Simon is usually worth listening to, and was introduced by today’s chairman as someone who’d talked at literally every conference he can remember, so in the absence of structured writing I will try and keep you updated here.

He’s started by reminding us that looking at the largest scale structures was the original primary goal of the survey. In the early 90s, as the Sloan was being designed, it was still a relatively new proposition that the structures we see all formed by gravity acting on the tiny fluctuations that we observe in the early Universe, which were themselves detected in our earliest glimpse of the Universe, the cosmic microwave background, by the COBE satellite in 1992.

9.07 : The survey has done this and more – for example, gravitational lensing was considered only to be a curiosity.

9.11 : The world changed rapidly between this point and the survey producing data. For example, astronomers studying distant supernovae realised the Universe’s expansion is speeding up, rather than slowing down. Perhaps more importantly, we were able to measure the geometry of the Universe, and discovered that it is effectively ‘flat’; this is a measure of the energy density in the Universe.

9.13 : The simulation included in the proposal turns out to be not too bad, despite the fact that they had to randomly scatter the galaxies in the absence of other information. By 1996, the resolution of the simulation was good enough to allow us to model the formation of the galaxies themselves – although as with most of these simulations we’re only talking about following the evolution of the dominant dark matter.

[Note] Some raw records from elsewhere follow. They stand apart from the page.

static bool mlp_shape_ok(int h1, int h2) {
#define X(A, B) if (h1 == 32 * (A) && h2 == 32 * (B)) return true;
  MLP_SHAPES(X)
#undef X
  return false;
}
extern "C" int nascar_check_controller(const NascarMlp* m) {
  if (!m) return fail("null argument");
  const bool value = m->act_dim == 1 && m->output == MLP_OUT_VALUE;
  const bool head4 = m->act_dim == 4 && m->output == MLP_OUT_SQUASH_SAMPLE;
  if (m->obs_dim != ACT_OBS || (m->act_dim != ACT_OUT && !value && !head4) || !mlp_shape_ok(m->h1, m->h2))
    return fail("controller shape %d -> %d -> %d -> %d unsupported: need obs 38, 2 actions and hidden layers 256-256, 256-128, "
                "256-32, 128-128, 64-64 or 32-256 (the SB3 checkpoints the reference ships; TD3's [400, 300] is not among them)",
                m->obs_dim, m->h1, m->h2, m->act_dim);
  if (m->activation != MLP_RELU && m->activation != MLP_TANH)
    return fail("controller activation must be 0 (ReLU) or 1 (Tanh), got %d", m->activation);
  if (m->output == MLP_OUT_VALUE && !value) return fail("controller output 3 (value) needs act_dim 1, got %d", m->act_dim);
  if (m->output == MLP_OUT_SQUASH_SAMPLE && !head4)
    return fail("controller output 5 (squashed sample) needs act_dim 4 (w3 rows: mu, then log_std), got %d", m->act_dim);
  if (m->output != MLP_OUT_RAW && m->output != MLP_OUT_CLIP && m->output != MLP_OUT_SQUASH && m->output != MLP_OUT_VALUE &&
      m->output != MLP_OUT_SAMPLE && m->output != MLP_OUT_SQUASH_SAMPLE)
    return fail("controller output must be 0 (raw), 1 (clip), 2 (squash), 3 (value, act_dim 1), 4 (sampled) or 5 (squashed "
                "sample, act_dim 4), got %d", m->output);
  return 0;
}
static int mlp_rows3(int output) { return output == MLP_OUT_SQUASH_SAMPLE ? 4 : 2; }
static size_t mlp_floats(int H1, int H2, int rows3) {
  return (size_t)ACT_OBS * H1 + H1 + (size_t)H1 * H2 + H2 + rows3 * (size_t)H2 + rows3;
}
static void mlp_pack(const NascarMlp* m, float* p) {
  const int H1 = m->h1, H2 = m->h2, A = m->act_dim, R3 = mlp_rows3(m->output);
  float* w1t = p; p += (size_t)ACT_OBS * H1;
  float* b1 = p; p += H1;
  float* w2t = p; p += (size_t)H1 * H2;
  float* b2 = p; p += H2;
  float* w3 = p; p += R3 * (size_t)H2;
// ... 86 lines not shown
  return 0;
}
static int mlp_launch(const MlpDev& K, int n, int ny, hipStream_t s, const MlpLaunch& L, bool explore = false) {
  const dim3 grid(((n + 31) / 32 + AM_WAVES - 1) / AM_WAVES, ny);
#define X(A, B)                                                                                                  \
  if (K.h1 == 32 * (A) && K.h2 == 32 * (B)) {                                                                    \
    if (explore && K.activation == MLP_RELU)                                                                     \
      hipLaunchKernelGGL((mlp_field_kernel<A, B, MLP_RELU, true>), grid, dim3(64 * AM_WAVES), 0, s, L);           \
    else if (explore) hipLaunchKernelGGL((mlp_field_kernel<A, B, MLP_TANH, true>), grid, dim3(64 * AM_WAVES), 0, s, L); \
    else if (K.activation == MLP_RELU) hipLaunchKernelGGL((mlp_field_kernel<A, B, MLP_RELU>), grid, dim3(64 * AM_WAVES), 0, s, L); \
    else hipLaunchKernelGGL((mlp_field_kernel<A, B, MLP_TANH>), grid, dim3(64 * AM_WAVES), 0, s, L);              \
    HIPCHK(hipGetLastError());                                                                                   \
    return 0;                                                                                                    \
  }
  MLP_SHAPES(X)
#undef X
  return fail("no kernel for controller shape %d-%d", K.h1, K.h2);
}
static int launch_field(NascarHandle* h, int env0, int nenv, uint64_t seed, int64_t step, const float* obs, float* act,
                        hipStream_t s) {
  if (nenv <= 0) return 0;
  const int C = h->C;
  bool done[MLP_MAX_CARS] = {};
  bool builtin = false;
  uint64_t genome_slots = 0;
  for (int c = 0; c < C; ++c) {
    if (h->field[c] == NASCAR_CTRL_GENOME) { genome_slots |= 1ull << c; continue; }
    if (h->field[c] < 0) { builtin = true; continue; }
    if (done[c]) continue;
    const MlpDev& K = h->ctrl[h->field[c]];
    MlpLaunch L{};
    L.table = h->d_ctrl; L.obs = obs; L.act = act; L.env0 = env0; L.nenv = nenv; L.C = C;
    int ns = 0;
    for (int d = c; d < C; ++d) {
      if (h->field[d] < 0 || done[d]) continue;
      const MlpDev& D = h->ctrl[h->field[d]];
      if (D.h1 != K.h1 || D.h2 != K.h2 || D.activation != K.activation) continue;
      L.slot_id[ns++] = d | (h->field[d] << 8);
      done[d] = true;
    }
    if (mlp_launch(K, nenv, ns, s, L)) return -1;
  }
  const int n0 = env0 * C, n1 = (env0 + nenv) * C;
  if (genome_slots) {
    if (!h->genome_set) return fail("a genome slot of the field needs a genome table (nascar_set_genomes)");
    if (launch_genome(h, make_params(h), -1, 0, n0, n1, genome_slots, obs, act, s)) return -1;
  }
  if (builtin) {
    FieldCodes F{};
    for (int c = 0; c < C; ++c) F.code[c] = (signed char)std::max(h->field[c], NASCAR_CTRL_GENOME);
    hipLaunchKernelGGL(field_policy_kernel, dim3((n1 - n0 + 255) / 256), dim3(256), 0, s, n0, n1, C, F, seed, step, obs, act,
                       h->d_ctl);
    HIPCHK(hipGetLastError());
  }
  return 0;
}
static int launch_ac(NascarHandle* h, int what, int c0, int n, uint64_t seed, int64_t step, const float* obs, float* act,
                     float* actions, float* logp, float* values, const uint8_t* tflags, hipStream_t s) {
  if (n <= 0) return 0;
  const MlpDev& PI = h->ctrl[h->ac_pi];
  const MlpDev& VF = h->ctrl[h->ac_vf];
  MlpLaunch L{};
  L.table = h->d_ctrl; L.obs = obs; L.act = act; L.env0 = c0; L.nenv = n; L.C = 1;
  L.values = values; L.actions = actions; L.logp = logp; L.tflags = tflags; L.tcars = h->C;
  L.log_std[0] = h->ac_log_std[0]; L.log_std[1] = h->ac_log_std[1]; L.seed = seed; L.step = step;
  const bool both = (what & AC_SAMPLE) && (what & AC_VALUE);
  const bool shared = PI.h1 == VF.h1 && PI.h2 == VF.h2 && PI.activation == VF.activation;
  if (both && shared) {
    L.slot_id[0] = h->ac_pi << 8; L.slot_id[1] = h->ac_vf << 8;
    return mlp_launch(PI, n, 2, s, L);
  }
  if (what & AC_SAMPLE) {
    L.slot_id[0] = h->ac_pi << 8;
    if (mlp_launch(PI, n, 1, s, L)) return -1;
  }
  if (what & AC_VALUE) {
    L.slot_id[0] = h->ac_vf << 8;
    if (mlp_launch(VF, n, 1, s, L)) return -1;
  }
  return 0;
}
static int launch_explorer(NascarHandle* h, int c0, int n, uint64_t seed, int64_t step, const float* obs, float* act,
                           float* s_out, hipStream_t s) {
  if (n <= 0) return 0;
  const MlpDev& K = h->ctrl[h->ex_id];
  MlpLaunch L{};
  L.table = h->d_ctrl; L.obs = obs; L.act = act; L.env0 = c0; L.nenv = n; L.C = 1;
  L.actions = s_out; L.log_std[0] = h->ex_sigma[0]; L.log_std[1] = h->ex_sigma[1]; L.seed = seed; L.step = step;
  L.slot_id[0] = h->ex_id << 8;
  return mlp_launch(K, n, 1, s, L, true);
}
extern "C" int nascar_set_explorer(NascarHandle* h, int32_t id, const float* sigma) {
  if (!h) return fail("null argument");
  if (id < 0) { h->ex_id = -1; return 0; }
  if (id >= (int)h->ctrl.size()) return fail("explorer: unknown controller id %d (%d loaded with nascar_add_controller)", id, (int)h->ctrl.size());
  const int out = h->ctrl[id].output;
  if (out != MLP_OUT_SQUASH_SAMPLE && out != MLP_OUT_SQUASH)
    return fail("explorer: controller %d has output %d; need 5 (the sampled SAC actor) or 2 (squash, with a noise sigma)", id, out);
  if (out == MLP_OUT_SQUASH_SAMPLE && sigma)
    return fail("explorer: controller %d is a sampled SAC actor (output 5): it takes no noise sigma (pass NULL)", id);
  float s0 = 0.0f, s1 = 0.0f;
  if (sigma) { s0 = sigma[0]; s1 = sigma[1]; }
  if (!std::isfinite(s0) || !std::isfinite(s1) || s0 < 0.0f || s1 < 0.0f)
    return fail("explorer: sigma (%g, %g) must be finite and >= 0", s0, s1);
  h->ex_id = id; h->ex_sigma[0] = s0; h->ex_sigma[1] = s1;
  return 0;
}
extern "C" int nascar_controller_forward(NascarHandle* h, int32_t id, const float* obs, int32_t n, float* actions,
                                         void* stream) {
  if (!h || n < 0) return fail("bad argument");
  if (id < 0 || id >= (int)h->ctrl.size()) return fail("unknown controller id %d (%d loaded)", id, (int)h->ctrl.size());
  if (h->ctrl[id].output >= MLP_OUT_VALUE)
    return fail("controller %d is a critic or a sampled actor: it runs as policy 6 (nascar_set_actor_critic) or 7 "
                "(nascar_set_explorer)", id);
  if (n == 0) return 0;
  if (!obs || !actions) return fail("bad argument");
  if ((uintptr_t)actions & 7) return fail("controller actions must be 8-byte aligned");
  const MlpDev& K = h->ctrl[id];
  MlpLaunch L{};
  L.table = h->d_ctrl; L.obs = obs; L.act = actions; L.env0 = 0; L.nenv = n; L.C = 1;
  L.slot_id[0] = id << 8;
  return mlp_launch(K, n, 1, (hipStream_t)stream, L);
}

9.22 : Simon’s working his way through a list of (fairly technical) observations from the Sloan which compare the distribution of galaxies, and groups of galaxies with the predictions of our standard model of cosmology. Although agreement is currently good, the results are surprisingly sensitive and (at least according to Simon) offer the possibility of distinguishing between the presence of dark matter versus theories which change gravity.

9.24 : Scratch the last bit; a new paper has made him think again about truly testing dark matter.

9.25 : What about looking for the shapes of dark matter halos by fitting profiles to the observed systems? And now we’re on to looking at beautiful simulations. One simulation of the Milky Way’s dark matter has what I think is hundreds of millions of particles whose position and movement are being modelled. This being a science conference, he skipped the movie. Boo!

9.28 : The conclusions from the simulation are many and varied, but include the prediction that the dark matter in our local neighbourhood will essentially be smooth. It will actually be in streams, but there are hundreds of thousands of them and so we won’t be able to distinguish between what the models predict and a truly smooth distribution.